While the mats are extremely interesting from physiological and metabolic perspectives (e.g. metabolic switching over the diel cycle, metabolite exchange), they are also fascinating from the perspective of the evolution of organisms within a densely packed population of photoautotrophic, photoheterotrophic and heterotrophic microbes. The evolution of the organisms in the mats and the interactions between phage and cyanobacteria in this environment is being extensively explored by the group of Devaki Bhaya (as at the Carnegie Institution).

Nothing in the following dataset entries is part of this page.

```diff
diff --git a/include/cdnet_hip.h b/include/cdnet_hip.h
--- a/include/cdnet_hip.h
+++ b/include/cdnet_hip.h
@@ -210,6 +210,13 @@
                             const float *head_weights, const float *dmask, const float *dpoint, const float *ddir,
                             int N, int H, int W, uint16_t *df1, uint16_t *df2, uint16_t *df3, float *workspace,
                             size_t workspace_floats, float *dhead_weights, void *stream);
+int cdnet_dam_head_backward_fused_blocks(void);
+int cdnet_dam_head_backward_fused_scratch_bytes(void);
+size_t cdnet_dam_head_backward_fused_workspace_floats(void);
+int cdnet_dam_head_backward_fused(const cdnet_head_feat *f1, const cdnet_head_feat *f2, const cdnet_head_feat *f3,
+                                  const float *head_weights, const float *dmask, const float *dpoint, const float *ddir, int N, int H,
+                                  int W, float *df1, float *df2, float *dz3, float *workspace, size_t workspace_floats,
+                                  float *dhead_weights, void *stream);
 
 size_t cdnet_dam_loss_workspace_floats(int B, int P);
 int cdnet_dam_loss(const float *mask, const float *point, const float *direction, const uint8_t *label,
```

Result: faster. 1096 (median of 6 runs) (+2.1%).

Figure 2. Nitrogen fixation levels over the diel cycle. The nitrogenase is not present during the day when the mats are oxic. As the mat becomes anoxic in late afternoon, the nitrogenase accumulations, but nitrogen fixation remains low. Toward the morning the sun rises, photosynthesis is initiated, energy becomes more available but the cells remain anoxic because the rate of oxygen evolution is less than the rate of oxygen consumption by respiration. In this early morning period the cells fix significant amounts of nitrogen. As the intensity of the light increases later in the morning, oxygen accumulates in the mat and the nitrogenase activity is strongly inhibited (and the enzyme appears to degrade).